The Crystal Group applies minimum spends and booking fees on a case-by-case basis, depending on the venue, date and DJ performing. The rates range between AED250 to AED300.

“I’m a partisan of, in case of no shows, to charge a booking fee, which is communicated to the client,” El Zein said.

While several F&B concepts in Dubai are requested customers to pay 50-100% deposits for their meals upon reservation, dubbing it a ‘booking fee’, El Zein said he opposes the practice, debiting certain amounts only in cases of no shows.

“Of course [we do] not take a 50% [deposit], unless it’s event-based or we have a very big star performing. You should charge the booking fee and not a minimum spend in case of a no show, but that’s only in the case of a no show. You don’t take anything as a deposit. You take the card details and authorisation to debit in case of a no show,” he said.

The CEO added that only market leaders and top tier venues could get away with the practice of minimum spends and booking fees.

“Today, only the leaders can do such a thing in such a market. It’s a thin line… if you’re not a leader, you can’t do this. This will turn off the customer. If you’re a leader today, you need to do this, because many people are just basically fishing around for a deal,” he said.

Too high

Similarly, Tony Habre, founder and chief executive of Dubai F&B management and concept creation firm Addmind, said high booking fees do not represent the initial concept of hospitality.

Addmind boasts several venues across the UAE and Lebanon, including casual Italian restaurant Matto Dubai, rooftop lounge Iris and social restaurant and bar Indie.

“A 100% upfront deposit for a dinner reservation is too high, and we don’t implement this practice at Addmind. I agree with implementing a booking fee on busy days/nights, but I don’t think this fee should exceed 30-40% of an average, expected check as this doesn’t fall under the hospitality concept,” he said.

Habre told Arabian Business in 2017 that customers should not “need to eat with AED1,000 to have good food”.

“All over the world, the best places are not that expensive anymore. We’re going to hit the market where any person can spend AED300 but have the service and the quality of an outlet where you usually pay AED700,” he said at the time.

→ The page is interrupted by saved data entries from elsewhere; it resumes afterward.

diff --git a/galaxysql_amd/csrc/gxhip_groupjoin.inc b/galaxysql_amd/csrc/gxhip_groupjoin.inc
--- a/galaxysql_amd/csrc/gxhip_groupjoin.inc
+++ b/galaxysql_amd/csrc/gxhip_groupjoin.inc
@@ -326,6 +326,7 @@
     bool inline_ok = false;
     bool inline_tab = false;
     int32_t count_off = -1;
+    bool build_fused = false;
 
     GroupJoinOp(const gx_groupjoin_cfg *c)
         : gx_op(OP_GROUPJOIN, c->device, c->stream), cfg(*c) {
@@ -401,6 +402,14 @@
     int consume(const gx_chunk *ch) { return jop->consume(ch); }
 
     int do_build() {
+        return do_build_with([this](const JoinInsertParams &IP) {
+            hipLaunchKernelGGL(k_join_insert, dim3(gx_grid(IP.n)), dim3(256),
+                               0, stream, IP);
+        });
+    }
+
+    template <class LaunchInsert>
+    int do_build_with(LaunchInsert &&launch_insert) {
         inline_tab = inline_ok && jop->build.n_rows > 0 &&
                      !jop->build.cols[jop->build_key_cols[0]].has_nulls;
         jop->null_safe_keys = !inline_tab;
@@ -408,7 +417,7 @@
         if (inline_tab && cfg.join_type == GX_JOIN_INNER)
             for (size_t a = 0; a < aggs.size() && count_off < 0; a++)
                 if (aggs[a].func == GX_AGG_COUNT_ROW) count_off = val_off[a];
-        if (jop->do_build()) return -1;
+        if (jop->do_build_with(launch_insert)) return -1;
         const int64_t n = jop->build.n_rows;
         if (d_meta.grow(16, stream)) return -1;
         HIP_OK(hipMemsetAsync(d_meta.p, 0, 16, stream));
diff --git a/galaxysql_amd/csrc/gxhip_scan.inc b/galaxysql_amd/csrc/gxhip_scan.inc
--- a/galaxysql_amd/csrc/gxhip_scan.inc
+++ b/galaxysql_amd/csrc/gxhip_scan.inc
@@ -525,6 +525,51 @@
     }
 }
 
+#define GX_JIP_MAX_COLS 8
+
+__global__ void __launch_bounds__(256)
+k_join_insert_proj(JoinInsertParams P, ProjGatherParams G, int32_t key_col) {
+    const int lane = threadIdx.x & 63;
+    const int64_t stride = (int64_t)gridDim.x * blockDim.x;
+    for (int64_t i = blockIdx.x * (int64_t)blockDim.x + threadIdx.x;;
+         i += stride) {
+        const bool live = i < P.n;
+        if (!__ballot(live)) break;
+        unsigned long long val[GX_JIP_MAX_COLS];
+        uint32_t nullm = 0;
+        int64_t key = 0;
+        if (live) {
+            const int64_t pi = G.pidx[i];
+            const int64_t bi = G.bidx[i];
+#pragma unroll
+            for (int c = 0; c < GX_JIP_MAX_COLS; c++) {
+                val[c] = 0;
+                if (c < G.n_cols) {
+                    const AggVal v = proj_value(G.op[c], G.a[c], G.b[c],
+                                                G.c[c], G.d[c],
+                                                G.side[c] ? bi : pi);
+                    val[c] = v.bits;
+                    if (v.isnull) nullm |= 1u << c;
+                }
+            }
+#pragma unroll
+            for (int c = 0; c < GX_JIP_MAX_COLS; c++) {
+                if (c < G.n_cols) {
+                    if (G.out_nulls[c])
+                        G.out_nulls[c][i] = (uint8_t)((nullm >> c) & 1u);
+                    if (G.op[c] == GX_PROJ_COPY && G.a[c].type == GX_I32)
+                        ((int32_t *)G.out_vals[c])[i] = (int32_t)val[c];
+                    else
+                        ((unsigned long long *)G.out_vals[c])[i] = val[c];
+                    if (c == key_col) key = (int64_t)val[c];
+                }
+            }
+        }
+        const uint32_t b = (uint32_t)gx_mix(gx_hash_i64(key)) & P.mask;
+        join_insert_row(P, live, key, b, i, lane);
+    }
+}
+
 __global__ void k_scan(ScanParams P) {
     __shared__ uint32_t s_rows[4][GX_EMIT_STAGE];
     const int wid = threadIdx.x >> 6;
@@ -731,12 +776,9 @@
     return true;
 }
 
-int probe_scan_fused(JoinOp *j, ScanOp *s, const gx_chunk *raw,
-                     gx_result **out, int64_t *n_kept) {
-    if (ensure_device(j->device)) return -1;
+int probe_scan_pairs(JoinOp *j, ScanOp *s, const StagedChunk &st,
+                     int64_t *n_out, int64_t *n_kept) {
     hipStream_t stream = j->stream;
-    StagedChunk st;
-    if (st.stage(raw, stream)) return -1;
     const int64_t n = st.n_rows;
     ScanPreds S;
     if (s->fill_preds(S, st)) return -1;
@@ -789,59 +831,85 @@
         }
         if (meta[0] > cap) { cap = meta[0]; continue; }
 
-        const int64_t n_out = meta[0];
+        *n_out = meta[0];
         j->probe_rows_total += meta[2];
-        j->matches_total += n_out;
+        j->matches_total += meta[0];
         *n_kept = meta[2];
-        std::vector<JoinOp::OutSpec> specs = j->projected_specs();
-        std::vector<int32_t> otypes;
-        std::vector<uint8_t> null_free;
-        for (auto &sp : specs) {
-            otypes.push_back(sp.type);
-            null_free.push_back(sp.outer
-                ? s->proj_null_free((size_t)sp.src, st)
-                : !j->build.view(sp.src).has_nulls);
-        }
-        auto h = alloc_result_cols(otypes, n_out, j->device, stream,
-                                   &null_free);
-        if (!h) return -1;
-        if (n_out > 0) {
-            ProjGatherParams G;
-            std::memset(&G, 0, sizeof(G));
-            G.pidx = (const uint32_t *)j->d_pidx.p;
-            G.bidx = (const uint32_t *)j->d_bpos.p;
-            G.n = n_out;
-            G.n_cols = (int32_t)specs.size();
-            for (size_t c = 0; c < specs.size(); c++) {
-                G.out_vals[c] = h->bufs[c * 2].p;
-                G.out_nulls[c] = (uint8_t *)h->bufs[c * 2 + 1].p;
-                if (!specs[c].outer) {
-                    G.side[c] = 1;
-                    G.op[c] = GX_PROJ_COPY;
-                    G.a[c] = j->build.view(specs[c].src);
-                    continue;
-                }
-                const gx_proj &pr = s->projs[(size_t)specs[c].src];
-                G.side[c] = 0;
-                G.op[c] = pr.op;
-                G.a[c] = st.views[pr.a];
-                if (pr.op == GX_PROJ_SCALED_TO_DEC)
-                    G.scale[c] = pr.c;
-                else if (pr.op != GX_PROJ_COPY)
-                    G.b[c] = st.views[pr.b];
-                if (pr.op == GX_PROJ_Q9_AMOUNT4) {
-                    G.c[c] = st.views[pr.c];
-                    G.d[c] = st.views[pr.d];
-                }
-            }
-            hipLaunchKernelGGL(k_gather_proj, dim3(gx_grid(n_out)), dim3(256),
-                               0, stream, G);
-            HIP_OK(hipStreamSynchronize(stream));
-        }
-        give_result(std::move(h), out);
         return 0;
     }
+    gx_set_err("probe_scan: pair list still short after 4 resizes");
     return -1;
+}
+
+void fill_proj_gather(ProjGatherParams &G, const JoinOp *j, const ScanOp *s,
+                      const StagedChunk &st,
+                      const std::vector<JoinOp::OutSpec> &specs,
+                      int64_t n_out) {
+    G.pidx = (const uint32_t *)j->d_pidx.p;
+    G.bidx = (const uint32_t *)j->d_bpos.p;
+    G.n = n_out;
+    G.n_cols = (int32_t)specs.size();
+    for (size_t c = 0; c < specs.size(); c++) {
+        if (!specs[c].outer) {
+            G.side[c] = 1;
+            G.op[c] = GX_PROJ_COPY;
+            G.a[c] = j->build.view(specs[c].src);
+            continue;
+        }
+        const gx_proj &pr = s->projs[(size_t)specs[c].src];
+        G.side[c] = 0;
+        G.op[c] = pr.op;
+        G.a[c] = st.views[pr.a];
+        if (pr.op == GX_PROJ_SCALED_TO_DEC)
+            G.scale[c] = pr.c;
+        else if (pr.op != GX_PROJ_COPY)
+            G.b[c] = st.views[pr.b];
+        if (pr.op == GX_PROJ_Q9_AMOUNT4) {
+            G.c[c] = st.views[pr.c];
+            G.d[c] = st.views[pr.d];
+        }
+    }
+}
+
+bool probe_scan_col_null_free(const JoinOp *j, const ScanOp *s,
+                              const StagedChunk &st,
+                              const JoinOp::OutSpec &sp) {
+    return sp.outer ? s->proj_null_free((size_t)sp.src, st)
+                    : !j->build.view(sp.src).has_nulls;
+}
+
+int probe_scan_fused(JoinOp *j, ScanOp *s, const gx_chunk *raw,
+                     gx_result **out, int64_t *n_kept) {
+    if (ensure_device(j->device)) return -1;
+    hipStream_t stream = j->stream;
+    StagedChunk st;
+    if (st.stage(raw, stream)) return -1;
+    int64_t n_out = 0;
+    if (probe_scan_pairs(j, s, st, &n_out, n_kept)) return -1;
+
+    std::vector<JoinOp::OutSpec> specs = j->projected_specs();
+    std::vector<int32_t> otypes;
+    std::vector<uint8_t> null_free;
+    for (auto &sp : specs) {
+        otypes.push_back(sp.type);
+        null_free.push_back(probe_scan_col_null_free(j, s, st, sp));
+    }
+    auto h = alloc_result_cols(otypes, n_out, j->device, stream, &null_free);
+    if (!h) return -1;
+    if (n_out > 0) {
+        ProjGatherParams G;
+        std::memset(&G, 0, sizeof(G));
+        fill_proj_gather(G, j, s, st, specs, n_out);
+        for (size_t c = 0; c < specs.size(); c++) {
+            G.out_vals[c] = h->bufs[c * 2].p;
+            G.out_nulls[c] = (uint8_t *)h->bufs[c * 2 + 1].p;
+        }
+        hipLaunchKernelGGL(k_gather_proj, dim3(gx_grid(n_out)), dim3(256),
+                           0, stream, G);
+        HIP_OK(hipStreamSynchronize(stream));
+    }
+    give_result(std::move(h), out);
+    return 0;
 }
 
 
@@ -949,9 +1017,138 @@
     return 0;
 }
 
+
+bool gj_build_probe_scan_fast_ok(const GroupJoinOp *g, const JoinOp *j,
+                                 const ScanOp *s, const gx_chunk *raw,
+                                 const StagedChunk &st) {
+    const char *e = getenv("GX_GJ_BUILD_FUSED");
+    if (e && e[0] == '0') return false;
+    if (!probe_scan_fast_ok(j, s, raw)) return false;
+    if (g->built || g->jop->built || g->jop->build.n_rows != 0 ||
+        !g->inline_ok)
+        return false;
+    if (g->device != j->device || g->stream != j->stream) return false;
+    const std::vector<JoinOp::OutSpec> specs = j->projected_specs();
+    if (specs.size() > GX_JIP_MAX_COLS) return false;
+    for (size_t c = 0; c < specs.size(); c++) {
+        const JoinOp::OutSpec &sp = specs[c];
+        if (sp.type != GX_I64 && sp.type != GX_I32 && sp.type != GX_F64)
+            return false;
+        if (sp.outer && s->projs[(size_t)sp.src].op == GX_PROJ_SCALED_TO_DEC)
+            return false;
+    }
+    const int kc = g->jop->build_key_cols[0];
+    return probe_scan_col_null_free(j, s, st, specs[(size_t)kc]);
+}
+
+int gj_store_size_exact(DevStore &store, int64_t n,
+                        const std::vector<uint8_t> &null_free) {
+    if (store.reserve(n)) return -1;
+    for (size_t c = 0; c < store.cols.size(); c++) {
+        DevColumn &col = store.cols[c];
+        col.has_nulls = !null_free[c];
+        if (col.has_nulls && col.nulls.grow((size_t)n, store.stream))
+            return -1;
+    }
+    store.n_rows = n;
+    return 0;
+}
+
+int gj_build_probe_scan_fused(GroupJoinOp *g, JoinOp *j, ScanOp *s,
+                              const StagedChunk &st, int64_t *n_kept,
+                              int64_t *n_consumed) {
+    hipStream_t stream = j->stream;
+    int64_t n = 0;
+    if (probe_scan_pairs(j, s, st, &n, n_kept)) return -1;
+    *n_consumed = n;
+    if (n == 0) return g->do_build();
+
+    const std::vector<JoinOp::OutSpec> specs = j->projected_specs();
+    std::vector<uint8_t> null_free;
+    for (auto &sp : specs)
+        null_free.push_back(probe_scan_col_null_free(j, s, st, sp));
+    DevStore &store = g->jop->build;
+    if (gj_store_size_exact(store, n, null_free)) return -1;
+
+    ProjGatherParams G;
+    std::memset(&G, 0, sizeof(G));
+    fill_proj_gather(G, j, s, st, specs, n);
+    for (size_t c = 0; c < specs.size(); c++) {
+        G.out_vals[c] = store.cols[c].values.p;
+        G.out_nulls[c] = store.cols[c].has_nulls
+            ? (uint8_t *)store.cols[c].nulls.p : nullptr;
+    }
+    const int32_t key_col = (int32_t)g->jop->build_key_cols[0];
+    g->build_fused = true;
+    return g->do_build_with([&](const JoinInsertParams &IP) {
+        hipLaunchKernelGGL(k_join_insert_proj, dim3(gx_grid(IP.n)), dim3(256),
+                           0, stream, IP, G, key_col);
+    });
+}
+
 }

He added that expensive dining is an issue Dubai needs to solve, explaining that in major cities such as New York or London, few people spend over $200 per person on eating out.

Moreover, top Dubai lawyer Essam Al Tamimi said it is ultimately the consumer’s choice to partake in minimum spends or booking fees.

“The civil code offers consumers the freedom to contract. Subject to certain provisions, as long as Party A makes an offer and Party B validly accepts the offer, a contract is formed. Therefore, a minimum charge is part of the contract that the parties either agree to enter into or not. The same applies to bookings where customers are informed in advance of the policy and the applicable fee,” he said.

According to the annual 'Mapping the world's prices' report by Deutsche Bank, Dubai ranked the world’s 7th highest for dinner costs for two at $53.90, with the most expensive being Zurich at $72.30 and the cheapest being Manila at $14.90. The report highlights the cost of living in around 50 major cities.

Smart restaurants

Jumeirah Group’s CEO Jose Silva also predicted restaurants in Dubai will adapt ‘smart’ and more affordable pricing due to changing consumer behaviour, adding that customers will ultimately decide on restaurant prices.

“I do think restaurants will become more and more affordable. Great restaurants will succeed if they [retain] smart pricing or more affordable pricing. In my past, I have systematically lowered [rates] of overpriced restaurants. Eventually, the consumer will decide if that price is comfortable or not,” he said.

Silva added that guests with high spending power will also avoid paying for highly-priced restaurants if they lack value for money.

“If [consumers] are not comfortable [with prices], even if they could actually pay, they will choose to be frequent where they feels there is a shared value for money through regular consumption,” he said.